### WHAT THE EXERCISE ASKS
The lines from the start of the listing through the line containing "uint32_t kernel_launches;" should be printed exactly, and no other lines should be printed.

▼

typedef struct og_query_desc {
    int64_t interval;
    int64_t offset;
    int64_t tmin, tmax;
    int32_t ascending;
    uint32_t n_calls;
    const og_call *calls;
    uint32_t n_filter;
    const og_filter_item *filter;
    int32_t group_mode;
    uint32_t n_groups;
    const uint32_t *series_group;
    int32_t chunk_size;
    uint32_t flags;
} og_query_desc;

typedef struct og_column_desc {
    const char *name;
    int32_t type;
    const uint64_t *page_off;
    const uint32_t *page_len;
} og_column_desc;

enum {
    OG_SHARD_DEVICE_DATA = 1u << 0
};

typedef struct og_shard_desc {
    const uint8_t *data;
    uint64_t data_len;
    uint32_t n_series;
    const uint64_t *sids;
    const uint32_t *series_seg_begin;
    uint32_t n_segments;
    const int64_t *seg_tmin;
    const int64_t *seg_tmax;
    uint32_t n_columns;
    const og_column_desc *columns;
    const uint64_t *time_page_off;
    const uint32_t *time_page_len;
    uint32_t flags;
} og_shard_desc;

typedef struct og_colval_view {
    const uint8_t *val;
    uint64_t val_bytes;
    const uint8_t *bitmap;
    const int64_t *times;
    int32_t type;
    int32_t len;
    int32_t nil_count;
    int32_t bitmap_offset;
} og_colval_view;

typedef struct og_record_view {
    uint32_t n_cols;
    const og_colval_view *cols;
    const int64_t *times;
    int32_t rows;
    uint32_t group;
    uint64_t sid;
} og_record_view;

typedef struct og_dense_col {
    void *values;
    uint8_t *valid;
    int64_t *times;
    int32_t type;
    int32_t func;
} og_dense_col;

typedef struct og_dense_view {
    uint32_t n_groups;
    uint32_t n_buckets;
    int64_t start;
    int64_t interval;
    uint32_t n_cols;
    const og_dense_col *cols;
    void *stream;
} og_dense_view;

typedef struct og_stats {
    uint64_t rows_decoded;
    uint64_t segments_scanned;
    uint64_t page_bytes;
    uint64_t dir_bytes;
    uint64_t out_bytes;
    double kernel_ms;
    double h2d_ms;
    double main_kernel_ms;
    uint32_t kernel_launches;
    int32_t path;
    int32_t il_state;
    int32_t per_series_cells_used;
    double il_build_ms;
    uint64_t il_bytes;
    uint64_t general_segments;
    double merge_ms;
    uint64_t il_packed_segments;
} og_stats;

typedef struct og_shard og_shard;
typedef struct og_query og_query;

OG_API int og_init(int device_ordinal);
OG_API int og_device_count(void);
OG_API const char *og_strerror(int status);
OG_API const char *og_last_error(void);
OG_API const char *og_version(void);
OG_API int og_release_cached_memory(void);

typedef struct og_tssp og_tssp;
OG_API int og_tssp_parse(const uint8_t *file, uint64_t len, og_tssp **out);
OG_API int og_tssp_desc(const og_tssp *t, og_shard_desc *out);
OG_API const char *og_tssp_measurement(const og_tssp *t);
OG_API int og_tssp_time_range(const og_tssp *t, int64_t *min_time, int64_t *max_time);
OG_API void og_tssp_free(og_tssp *t);

OG_API int og_shard_open(const og_shard_desc *desc, og_shard **out);
OG_API void og_shard_close(og_shard *s);
OG_API int og_shard_info(const og_shard *s, uint64_t *n_series, uint64_t *n_segments, uint64_t *n_rows,
                         uint64_t *page_bytes, int64_t *tmin, int64_t *tmax);

enum { OG_FILE_OUT_OF_ORDER = 1u << 0 };
OG_API int og_shard_open_files(const og_shard_desc *files, const uint32_t *file_flags, uint32_t n_files, og_shard **out);
typedef struct og_merge_info {
    uint32_t n_files, n_out_of_order_files;
    uint64_t series_merged;
    uint64_t out_of_order_rows;
    uint64_t rows_replaced;
    uint64_t rows_after_merge;
    uint64_t segments_kept;
    uint64_t segments_rewritten_in, segments_rewritten_out;
    double merge_ms;
} og_merge_info;
OG_API int og_shard_merge_info(const og_shard *s, og_merge_info *out);

OG_API int og_shard_append_files(og_shard *s, const og_shard_desc *files, const uint32_t *file_flags, uint32_t n_files);

OG_API int og_query_create(og_shard *s, const og_query_desc *desc, og_query **out);
OG_API int og_query_run(og_query *q);
OG_API int og_query_next(og_query *q, og_record_view *out);
OG_API int og_query_dense(og_query *q, og_dense_view *out);
OG_API int og_query_stats(const og_query *q, og_stats *out);
OG_API void og_query_abort(og_query *q);
OG_API void og_query_destroy(og_query *q);

OG_API int og_query_merge_dense(og_query *q, const og_dense_view *other);

typedef struct og_comm og_comm;
OG_API int og_comm_unique_id(uint8_t id[128]);
OG_API int og_comm_init_rank(const uint8_t id[128], int rank, int world, og_comm **out);
OG_API void og_comm_destroy(og_comm *c);
OG_API int og_comm_info(const og_comm *c, int *rank, int *world, int *nccl_version);
OG_API int og_comm_allreduce_f64(og_comm *c, double *vals, int n, int op_max);
OG_API int og_query_allreduce(og_query *q, og_comm *c);

OG_API int og_decode_segment(og_shard *s, uint32_t segment, og_record_view *out);
enum { OG_DECODE_DESCENDING = 1u << 0 };
OG_API int og_decode_segment_ex(og_shard *s, uint32_t segment, uint32_t flags, og_record_view *out);
OG_API int og_decode_column_device(og_shard *s, uint32_t column, uint32_t seg_begin, uint32_t seg_end,
                                   void *d_values, uint64_t value_stride_bytes, uint32_t *d_rows_out);
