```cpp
static FqzCrcConst *g_crc_const[64];
// ... 65 lines not shown
  const int lane = threadIdx.x & 63;
#pragma unroll
  for (int d = 1; d < 64; d <<= 1) { const uint32_t y = (uint32_t)__shfl_up((int)x, d, 64); if (lane >= d) x += y; }
  __shared__ uint32_t s[4];
  if (lane == 63) s[threadIdx.x >> 6] = x;
  __syncthreads();
  uint32_t base = 0;
  for (int w = 0; w < (int)(threadIdx.x >> 6); ++w) base += s[w];
  uint64_t rank = blk_off[blockIdx.x] + base + (x - c);
  while (m) {
    const int j = __ffs((int)m) - 1;
    m &= m - 1;
    if (rank < cap) nl[rank] = at + (uint32_t)j;
    ++rank;
  }
}
__global__ void __launch_bounds__(64) k_nl_total(const uint64_t *blk_off, uint32_t nb, uint32_t *count) {
  if (threadIdx.x == 0) { const uint64_t t = blk_off[nb]; *count = t > 0xffffffffull ? 0xffffffffu : (uint32_t)t; }
}
int launch_nl_index(const uint8_t *text, uint32_t n, uint32_t lo, uint32_t *nl, uint32_t cap, uint32_t *count) {
  FQ_PRE();
  const unsigned nb = nblk((uint64_t)n, 4096);
  if (nb == 0) { FQ_HIP(hipMemsetAsync(count, 0, 4, g_stream)); return 0; }
  if (g_cmp_n < (size_t)nb + 1) {
    dfree(g_cmp_cnt); dfree(g_cmp_off);
    g_cmp_n = (size_t)nb * 2 + 64;
    g_cmp_cnt = (uint32_t *)dmalloc(g_cmp_n * 2 * 4);
    g_cmp_off = (uint64_t *)dmalloc((g_cmp_n + 2) * 2 * 8);
    if (!g_cmp_cnt || !g_cmp_off) { g_cmp_n = 0; return -4; }
  }
  hipLaunchKernelGGL(k_nl_count, dim3(nb), dim3(256), 0, g_stream, text, n, lo, g_cmp_cnt);
  FQ_HIP(hipGetLastError());
  if (launch_scan(g_cmp_cnt, g_cmp_off, nb)) return -3;
  hipLaunchKernelGGL(k_nl_fill, dim3(nb), dim3(256), 0, g_stream, text, n, lo, (const uint64_t *)g_cmp_off, nl, cap);
  hipLaunchKernelGGL(k_nl_total, dim3(1), dim3(64), 0, g_stream, (const uint64_t *)g_cmp_off, nb, count);
  FQ_HIP(hipGetLastError());
  return 0;
}
__global__ void __launch_bounds__(256) k_tok_rec(FqTokArgs a) {
  const int i = blockIdx.x * 256 + threadIdx.x;
  FqTokStat t = i < a.n_rec ? fqt_rec_thread(a, i) : fqt_stat_none();
#pragma unroll
  for (int d = 32; d >= 1; d >>= 1) {
    t.first_bad = min(t.first_bad, (uint32_t)__shfl_xor((int)t.first_bad, d, 64));
    t.max_name = max(t.max_name, (uint32_t)__shfl_xor((int)t.max_name, d, 64));
    t.min_name = min(t.min_name, (uint32_t)__shfl_xor((int)t.min_name, d, 64));
    t.max_len = max(t.max_len, (uint32_t)__shfl_xor((int)t.max_len, d, 64));
    t.min_len = min(t.min_len, (uint32_t)__shfl_xor((int)t.min_len, d, 64));
  }
  if ((threadIdx.x & 63) == 0) fqt_stat_commit(a, t);
}
__global__ void __launch_bounds__(256) k_tok_pieces(FqTokArgs a, int64_t n) {
  const int64_t g = (int64_t)blockIdx.x * 256 + threadIdx.x;
  if (g < n) fqt_piece_thread(a, g);
}
__global__ void __launch_bounds__(256) k_slot_bases(FqSlotArgs a) {
  const int s = blockIdx.x * 256 + threadIdx.x;
  if (s < a.n_slots) fqt_slot_bases_thread(a, s);
}
__global__ void __launch_bounds__(256) k_slot_names(FqSlotArgs a) {
  const int s = blockIdx.x * 256 + threadIdx.x;
  if (s < a.n_slots) fqt_slot_names_thread(a, s);
}
__global__ void __launch_bounds__(256) k_text_gather(FqTextGatherArgs a, int64_t n) {
  const int64_t g = (int64_t)blockIdx.x * 256 + threadIdx.x;
  if (g < n) fqt_gather_piece(a, g);
// ... 24 lines not shown
  FQ_HIP(hipGetLastError());
  return 0;
}
__global__ void __launch_bounds__(256) k_names_plain(FqSlotArgs a) {
  const int i = blockIdx.x * 256 + threadIdx.x;
  if (i < a.n_rec) fqt_names_plain_thread(a, i);
}
int launch_slot_names(const FqSlotArgs &a) {
  FQ_PRE();
  if (a.n_rec <= 0) return 0;
  if (a.plain_names) {
    hipLaunchKernelGGL(k_names_plain, dim3(nblk((uint64_t)a.n_rec, 256)), dim3(256), 0, g_stream, a);
    if (a.mode != 0) { FQ_HIP(hipGetLastError()); return 0; }
  }
  hipLaunchKernelGGL(k_slot_names, dim3(nblk((uint64_t)a.n_slots, 256)), dim3(256), 0, g_stream, a);
  FQ_HIP(hipGetLastError());
  return 0;
}
int launch_text_gather(const FqTextGatherArgs &a) {
  FQ_PRE();
  const int64_t n = (int64_t)a.n_out * (a.stride >> 4);
  if (n <= 0) return 0;
  hipLaunchKernelGGL(k_text_gather, dim3(nblk((uint64_t)n, 256)), dim3(256), 0, g_stream, a, n);
  FQ_HIP(hipGetLastError());
  return 0;
}
int launch_text_trim_all(const FqTextTrimArgs &a) {
  FQ_PRE();
  if (a.n_rows <= 0) return 0;
  hipLaunchKernelGGL(k_text_trim_all, dim3(nblk((uint64_t)a.n_rows, 256)), dim3(256), 0, g_stream, a);
  FQ_HIP(hipGetLastError());
  return 0;
}
int dfill32(void *dst, uint32_t v, size_t n_words) { FQ_PRE(); if (n_words) FQ_HIP(hipMemsetD32Async((hipDeviceptr_t)dst, (int)v, n_words, g_stream)); return 0; }

int launch_prep(const FqPrepArgs &a) {
  FQ_PRE();
  if (a.n_reads <= 0) return 0;
  hipEvent_t e0, e1;
  kernel_events(FQ_K_PREP_KERNEL, &e0, &e1);
  if (!g_cur->tune.filter_no_turns) {
    const int dev = g_cur->device;
    std::lock_guard<std::mutex> lk(g_dev_mu);
    if (g_prep_last[dev] && g_prep_owner[dev] != g_cur) FQ_HIP(hipStreamWaitEvent(g_stream, g_prep_last[dev], 0));
    hipExtLaunchKernelGGL(k_prep, dim3(nblk((uint64_t)a.n_reads, 256)), dim3(256), 0, g_stream, e0, e1, 0, a);
    FQ_HIP(hipEventRecord(g_cur->prep_done, g_stream));
    g_prep_last[dev] = g_cur->prep_done; g_prep_owner[dev] = g_cur;
  } else {
    hipExtLaunchKernelGGL(k_prep, dim3(nblk((uint64_t)a.n_reads, 256)), dim3(256), 0, g_stream, e0, e1, 0, a);
  }
  FQ_HIP(hipGetLastError());
  return 0;
}
__global__ void __launch_bounds__(256) k_surv_gather(const int32_t *pair_list, int n_surv, int n_pairs, const int32_t *len_trim, const uint8_t *filtered, const int32_t *sidx, FqSurvInfo *out) {
  const int t = blockIdx.x * blockDim.x + threadIdx.x;
  if (t < 2 * n_surv) fq_surv_gather_thread(pair_list, n_pairs, len_trim, filtered, sidx, out, t);
}
int launch_surv_gather(const int32_t *pair_list, int n_surv, int n_pairs, const int32_t *len_trim, const uint8_t *filtered, const int32_t *sidx, FqSurvInfo *out) {
  FQ_PRE();
  if (n_surv <= 0) return 0;
  hipLaunchKernelGGL(k_surv_gather, dim3(nblk((uint64_t)n_surv * 2, 256)), dim3(256), 0, g_stream, pair_list, n_surv, n_pairs, len_trim, filtered, sidx, out);
  FQ_HIP(hipGetLastError());
  return 0;
}
__global__ void __launch_bounds__(256) k_prep_packed(FqPrepPackedArgs a) {
  const int r = blockIdx.x * blockDim.x + threadIdx.x;
  if (r < a.n_reads) fq_prep_packed_thread(a, r);
// ... 131 lines not shown
    base[threadIdx.x] = h[threadIdx.x] ? start + atomicAdd(&cnt[FQ_ORDER_KEYS + threadIdx.x], h[threadIdx.x]) : 0u;
  }
  __syncthreads();
  if (w < n) order[base[key] + rank] = w;
  if (blockIdx.x == 0 && threadIdx.x == 0) {
    uint32_t sp = 0;
    if (asc) { for (int k = 0; k < FQ_ORDER_KEYS / 2; ++k) sp += cnt[k]; }
    else { for (int k = FQ_ORDER_KEYS / 2; k < FQ_ORDER_KEYS; ++k) sp += cnt[k]; }
    cnt[2 * FQ_ORDER_KEYS] = sp;
  }
}
__global__ void __launch_bounds__(256) k_collect(const int32_t *order, const uint32_t *split, int n_work, int seg, int n_seg, const uint32_t *status, const int32_t *work,
                                                  int32_t *out, uint32_t *count) {
  const uint32_t sp = split ? *split : (uint32_t)n_work;
  const uint32_t blk_start[2] = {0u, sp}, blk_len[2] = {sp, (uint32_t)n_work - sp};
  const uint32_t t = blockIdx.x * blockDim.x + threadIdx.x, stride = gridDim.x * blockDim.x;
  for (int b = 0; b < 2; ++b) {
    uint32_t lo, hi;
    fq_seg_range(blk_len[b], seg, n_seg, &lo, &hi);
    for (uint32_t pos = blk_start[b] + lo + t; pos < blk_start[b] + hi; pos += stride) {
      const int w = order ? order[pos] : (int)pos;
      if (status[w]) out[atomicAdd(count, 1u)] = work[w];
    }
  }
}
int launch_collect(const int32_t *order, const uint32_t *split, int n_work, int seg, int n_seg, const uint32_t *status, const int32_t *work, int32_t *out, uint32_t *count) {
  FQ_PRE();
  if (n_work <= 0) return 0;
  hipLaunchKernelGGL(k_collect, dim3(1024), dim3(256), 0, g_stream, order, split, n_work, seg, n_seg, status, work, out, count);
  FQ_HIP(hipGetLastError());
  return 0;
}
int launch_order(const uint8_t *bid_end, int n, int n_hard, int32_t *order, uint32_t *cnt) {
  FQ_PRE();
  if (n <= 0) return 0;
  FQ_HIP(hipMemsetAsync(cnt, 0, (2 * FQ_ORDER_KEYS + 1) * 4, g_stream));
  hipLaunchKernelGGL(k_order_count, dim3(nblk((uint64_t)n, 256)), dim3(256), 0, g_stream, bid_end, n, n_hard, cnt);
  hipLaunchKernelGGL(k_order_scatter, dim3(nblk((uint64_t)n, 256)), dim3(256), 0, g_stream, bid_end, n, n_hard, cnt, order, g_cur->tune.gap_order_asc ? 1 : 0);
  FQ_HIP(hipGetLastError());
  return 0;
}
int gap_lane_slots(const FqGapArgs &a) {
  if (a.n_work <= 0) return 0;
  if (a.tier.coop) {
    const unsigned cw = g_cur->tune.gap_coop_waves > 0 ? (unsigned)g_cur->tune.gap_coop_waves : 1024u;
    unsigned w = std::min<unsigned>((unsigned)a.n_work, a.tier.exact ? 64u : cw);
    if (a.max_waves > 0) w = std::min<unsigned>(w, (unsigned)a.max_waves);
    return (int)w;
  }
  const int env_waves = g_cur->tune.gap_waves_per_cu;
  const unsigned need = nblk((uint64_t)a.n_work, 64);
  unsigned per_cu = 8;
  if (a.tier.pool_cap <= 65535u) {
    const size_t lds = (size_t)64 * (size_t)a.o.n_buckets * 2 + (size_t)64 * FQ_COLD_N * 4;
    per_cu = (unsigned)std::max<size_t>(1, std::min<size_t>(a.tier.nogap ? FQ_NOGAP_WAVES_PER_CU : 16, (150 * 1024) / lds));
  }
  if (env_waves > 0) per_cu = std::min<unsigned>(per_cu, (unsigned)env_waves);
  unsigned waves = std::min(need, 256u * per_cu);
  if (a.max_waves > 0) waves = std::min<unsigned>(waves, (unsigned)a.max_waves);
  return (int)(waves * 64u);
}
int launch_gap(const FqGapArgs &a_in) {
  FQ_PRE();
  if (a_in.n_work <= 0) return 0;
  FqGapArgs a = a_in;
  const int env_refill = g_cur->tune.gap_refill_min;
  a.refill_min = env_refill > 0 ? env_refill : a_in.refill_min > 0 ? a_in.refill_min : FQ_REFILL_MIN;
  FQ_HIP(hipMemsetAsync(a.queue, 0, 8, g_stream));
  hipEvent_t e0, e1;
  kernel_events(a.tier.nogap ? FQ_K_GAP_NOGAP : FQ_K_GAP_KERNEL, &e0, &e1);
  if (a.tier.coop) {
    hipExtLaunchKernelGGL(k_gap_coop, dim3((unsigned)gap_lane_slots(a)), dim3(64), 0, g_stream, e0, e1, 0, a);
  } else {
    const size_t lds = (size_t)64 * (size_t)a.o.n_buckets * 2 + (size_t)64 * FQ_COLD_N * 4;
    const unsigned grid = (unsigned)gap_lane_slots(a) / 64u;
    if (a.tier.exact) { g_err = "launch_gap: the exact tier is the wavefront kernel's"; return -1; }
    const bool stock = FqOptsStock::matches(a.o) && !g_cur->tune.gap_generic_opts;
    if (a.tier.pool_cap <= 65535u && a.tier.nogap) hipExtLaunchKernelGGL(stock ? k_gap_nogap_stock : k_gap_nogap_lds, dim3(grid), dim3(64), lds, g_stream, e0, e1, 0, a);
    else if (a.tier.pool_cap <= 65535u) hipExtLaunchKernelGGL(stock ? k_gap_persist_stock : k_gap_persist_lds, dim3(grid), dim3(64), lds, g_stream, e0, e1, 0, a);
    else hipExtLaunchKernelGGL(k_gap_persist, dim3(grid), dim3(64), 0, g_stream, e0, e1, 0, a);
  }
  FQ_HIP(hipGetLastError());
  return 0;
}
int launch_pack_aln(const FqAln *aln, const uint32_t *n_aln, const uint64_t *off, uint32_t cap, uint32_t n_work, FqAln *packed) {
  FQ_PRE();
  if (!n_work) return 0;
  hipLaunchKernelGGL(k_pack_aln, dim3(nblk(n_work, 256)), dim3(256), 0, g_stream, aln, n_aln, off, cap, n_work, packed);
  FQ_HIP(hipGetLastError());
  return 0;
}
int launch_sa(const FqSaArgs &a) {
  FQ_PRE();
  if (!a.n_rows) return 0;
  hipEvent_t e0, e1;
  kernel_events(FQ_K_SA_KERNEL, &e0, &e1);
  hipExtLaunchKernelGGL(k_sa, dim3(nblk(a.n_rows, 256)), dim3(256), 0, g_stream, e0, e1, 0, a);
  FQ_HIP(hipGetLastError());
  return 0;
}
static const size_t kLdsBudget = 150 * 1024;
// ... 260 lines not shown
```

Baseline: 760.5 million.

## Batch small fills and scans into deferred fused kernels with dependency tracking

Small memsets and fills are queued into the existing deferred small-copy batch, which now also handles fill ops via a fill mode in the copy kernel. Small prefix scans (up to a tunable size) are deferred into a single-block scan kernel that can also write a mirrored slice, which absorbs a following small copy of the scan output. Range-overlap checks flush pending ops only when a real dependency exists. The goal is fewer launches and API calls per batch, at the cost of more host bookkeeping and a serial single-block scan that could be slower for larger inputs.

Result: no change. 762.2 million, median of 4 (+0.2%).

```diff
diff --git a/fastquick_amd/csrc/fq_align.cpp b/fastquick_amd/csrc/fq_align.cpp
--- a/fastquick_amd/csrc/fq_align.cpp
+++ b/fastquick_amd/csrc/fq_align.cpp
@@ -424,6 +424,7 @@
   else if (k == "sw_serial_reverse") t->sw_serial_reverse = (int)v;
   else if (k == "width_both_strands") t->width_both_strands = (int)v;
   else if (k == "spin_sync") t->spin_sync = (int)v;
+  else if (k == "scan_single_max") t->scan_single_max = (int)std::max<int64_t>(0, std::min<int64_t>(v, 65536));
   else return FQ_EINVAL;
   return FQ_OK;
 }
diff --git a/fastquick_amd/csrc/fq_backend.h b/fastquick_amd/csrc/fq_backend.h
--- a/fastquick_amd/csrc/fq_backend.h
+++ b/fastquick_amd/csrc/fq_backend.h
@@ -15,6 +15,7 @@
   int gap_generic_opts = 0;
   int width_both_strands = 0;
   int prep_priority = 0;
+  int scan_single_max = 65536;
   int sw_serial_reverse = 0;
 };
 int runtime_configure(int hw_queues, int blocking_waits);
diff --git a/fastquick_amd/csrc/fq_device.hip b/fastquick_amd/csrc/fq_device.hip
--- a/fastquick_amd/csrc/fq_device.hip
+++ b/fastquick_amd/csrc/fq_device.hip
@@ -34,9 +34,12 @@
   std::vector<Pending> pending;
   std::vector<hipEvent_t> free_events;
   hipEvent_t open_begin[16] = {};
-  struct SmallCopy { uint8_t *dst; const uint8_t *src; size_t bytes; };
-  SmallCopy small[8];
+  struct SmallOp { uint8_t *dst; const uint8_t *src; size_t bytes; uint32_t fill; };
+  SmallOp small[16];
   int n_small = 0;
+  struct SmallScan { const uint32_t *in; uint64_t *out; uint32_t n; uint64_t *mirror; uint32_t m_lo, m_n; };
+  SmallScan scans[4];
+  int n_scan = 0;
   uint64_t *scan_tmp = nullptr; size_t scan_tmp_n = 0;
   uint32_t *cmp_cnt = nullptr; uint64_t *cmp_off = nullptr; size_t cmp_n = 0;
   Tune tune;
@@ -54,9 +57,9 @@
     }                                                                                        \
   } while (0)
 
-int copy_flush();
+int copy_flush(int kinds = 3);
 #define FQ_PRE() do { if (copy_flush()) return -3; } while (0)
-void copy_discard() { if (g_cur) g_cur->n_small = 0; }
+void copy_discard() { if (g_cur) g_cur->n_small = g_cur->n_scan = 0; }
 int copy_flush_now() { FQ_PRE(); return 0; }
 
 const char *last_error() { return g_err.c_str(); }
@@ -171,7 +174,7 @@
   if (hipMalloc(&p, bytes ? bytes : 16) != hipSuccess) { g_err = "hipMalloc failed (" + std::to_string(bytes) + " B)"; return nullptr; }
   return p;
 }
-void dfree(void *p) { if (p) (void)hipFree(p); }
+void dfree(void *p) { if (p) { (void)copy_flush(); (void)hipFree(p); } }
 static const size_t kRegisterMin = (size_t)4 << 20;
 static std::mutex g_reg_mu;
 static std::unordered_map<void *, size_t> g_registered;
@@ -233,8 +236,8 @@
 int h2d(void *dst, const void *src, size_t bytes) { FQ_PRE(); if (bytes) FQ_HIP(hipMemcpyAsync(dst, src, bytes, hipMemcpyHostToDevice, g_stream)); return 0; }
 int d2h(void *dst, const void *src, size_t bytes) { FQ_PRE(); if (bytes) FQ_HIP(hipMemcpyAsync(dst, src, bytes, hipMemcpyDeviceToHost, g_stream)); return 0; }
 int d2d(void *dst, const void *src, size_t bytes) { FQ_PRE(); if (bytes) FQ_HIP(hipMemcpyAsync(dst, src, bytes, hipMemcpyDeviceToDevice, g_stream)); return 0; }
-int dzero(void *dst, size_t bytes) { FQ_PRE(); if (bytes) FQ_HIP(hipMemsetAsync(dst, 0, bytes, g_stream)); return 0; }
-int dfill(void *dst, int byte, size_t bytes) { FQ_PRE(); if (bytes) FQ_HIP(hipMemsetAsync(dst, byte, bytes, g_stream)); return 0; }
+int dfill(void *dst, int byte, size_t bytes);
+int dzero(void *dst, size_t bytes) { return dfill(dst, 0, bytes); }
 int sync() {
   FQ_PRE();
   if (g_cur->tune.spin_sync || !g_cur->sync_ev) { FQ_HIP(hipStreamSynchronize(g_stream)); return 0; }
@@ -297,40 +300,146 @@
 int copy_wait(int slot) { FQ_HIP(hipEventSynchronize(g_cur->copy_done[slot & 1])); return 0; }
 int compute_wait_copy(int slot) { FQ_PRE(); FQ_HIP(hipStreamWaitEvent(g_stream, g_cur->copy_done[slot & 1], 0)); return 0; }
 
-struct FqCopySet { uint8_t *dst[8]; const uint8_t *src[8]; size_t bytes[8]; };
+struct FqCopySet { uint8_t *dst[16]; const uint8_t *src[16]; size_t bytes[16]; uint32_t fill[16]; };
 __global__ void __launch_bounds__(256) k_copy_bytes(FqCopySet cs) {
   uint8_t *dst = cs.dst[blockIdx.y];
   const uint8_t *src = cs.src[blockIdx.y];
   const size_t bytes = cs.bytes[blockIdx.y];
+  const size_t t = (size_t)blockIdx.x * blockDim.x + threadIdx.x, stride = (size_t)gridDim.x * blockDim.x;
+  if (!src) {
+    const uint32_t v = cs.fill[blockIdx.y];
+    const size_t lead = (size_t)(-(uintptr_t)dst & 15), head = lead < bytes ? lead : bytes, n16 = (bytes - head) / 16;
+    const uint32_t w = head & 3 ? (v >> (8 * (head & 3))) | (v << (32 - 8 * (head & 3))) : v;
+    const uint4 w4 = make_uint4(w, w, w, w);
+    for (size_t i = t; i < n16; i += stride) ((uint4 *)(dst + head))[i] = w4;
+    for (size_t i = t; i < head; i += stride) dst[i] = (uint8_t)(v >> (8 * (i & 3)));
+    for (size_t i = head + n16 * 16 + t; i < bytes; i += stride) dst[i] = (uint8_t)(v >> (8 * (i & 3)));
+    return;
+  }
   const size_t n16 = ((((uintptr_t)dst | (uintptr_t)src) & 15) == 0) ? bytes / 16 : 0;
-  const size_t t = (size_t)blockIdx.x * blockDim.x + threadIdx.x, stride = (size_t)gridDim.x * blockDim.x;
   for (size_t i = t; i < n16; i += stride) ((uint4 *)dst)[i] = ((const uint4 *)src)[i];
   for (size_t i = n16 * 16 + t; i < bytes; i += stride) dst[i] = src[i];
 }
 static const size_t kSmallCopy = (size_t)8 << 20;
-int copy_flush() {
+struct FqScanSet { const uint32_t *in[4]; uint64_t *out[4]; uint64_t *mirror[4]; uint32_t n[4], m_lo[4], m_n[4]; };
+__global__ void __launch_bounds__(1024) k_scan_small(FqScanSet ss) {
+  const uint32_t *in = ss.in[blockIdx.x];
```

▲

### FINAL ANSWER
typedef struct og_query_desc {
    int64_t interval;
    int64_t offset;
    int64_t tmin, tmax;
    int32_t ascending;
    uint32_t n_calls;
    const og_call *calls;
    uint32_t n_filter;
    const og_filter_item *filter;
    int32_t group_mode;
    uint32_t n_groups;
    const uint32_t *series_group;
    int32_t chunk_size;
    uint32_t flags;
} og_query_desc;

typedef struct og_column_desc {
    const char *name;
    int32_t type;
    const uint64_t *page_off;
    const uint32_t *page_len;
} og_column_desc;

enum {
    OG_SHARD_DEVICE_DATA = 1u << 0
};

typedef struct og_shard_desc {
    const uint8_t *data;
    uint64_t data_len;
    uint32_t n_series;
    const uint64_t *sids;
    const uint32_t *series_seg_begin;
    uint32_t n_segments;
    const int64_t *seg_tmin;
    const int64_t *seg_tmax;
    uint32_t n_columns;
    const og_column_desc *columns;
    const uint64_t *time_page_off;
    const uint32_t *time_page_len;
    uint32_t flags;
} og_shard_desc;

typedef struct og_colval_view {
    const uint8_t *val;
    uint64_t val_bytes;
    const uint8_t *bitmap;
    const int64_t *times;
    int32_t type;
    int32_t len;
    int32_t nil_count;
    int32_t bitmap_offset;
} og_colval_view;

typedef struct og_record_view {
    uint32_t n_cols;
    const og_colval_view *cols;
    const int64_t *times;
    int32_t rows;
    uint32_t group;
    uint64_t sid;
} og_record_view;

typedef struct og_dense_col {
    void *values;
    uint8_t *valid;
    int64_t *times;
    int32_t type;
    int32_t func;
} og_dense_col;

typedef struct og_dense_view {
    uint32_t n_groups;
    uint32_t n_buckets;
    int64_t start;
    int64_t interval;
    uint32_t n_cols;
    const og_dense_col *cols;
    void *stream;
} og_dense_view;

typedef struct og_stats {
    uint64_t rows_decoded;
    uint64_t segments_scanned;
    uint64_t page_bytes;
    uint64_t dir_bytes;
    uint64_t out_bytes;
    double kernel_ms;
    double h2d_ms;
    double main_kernel_ms;
    uint32_t kernel_launches;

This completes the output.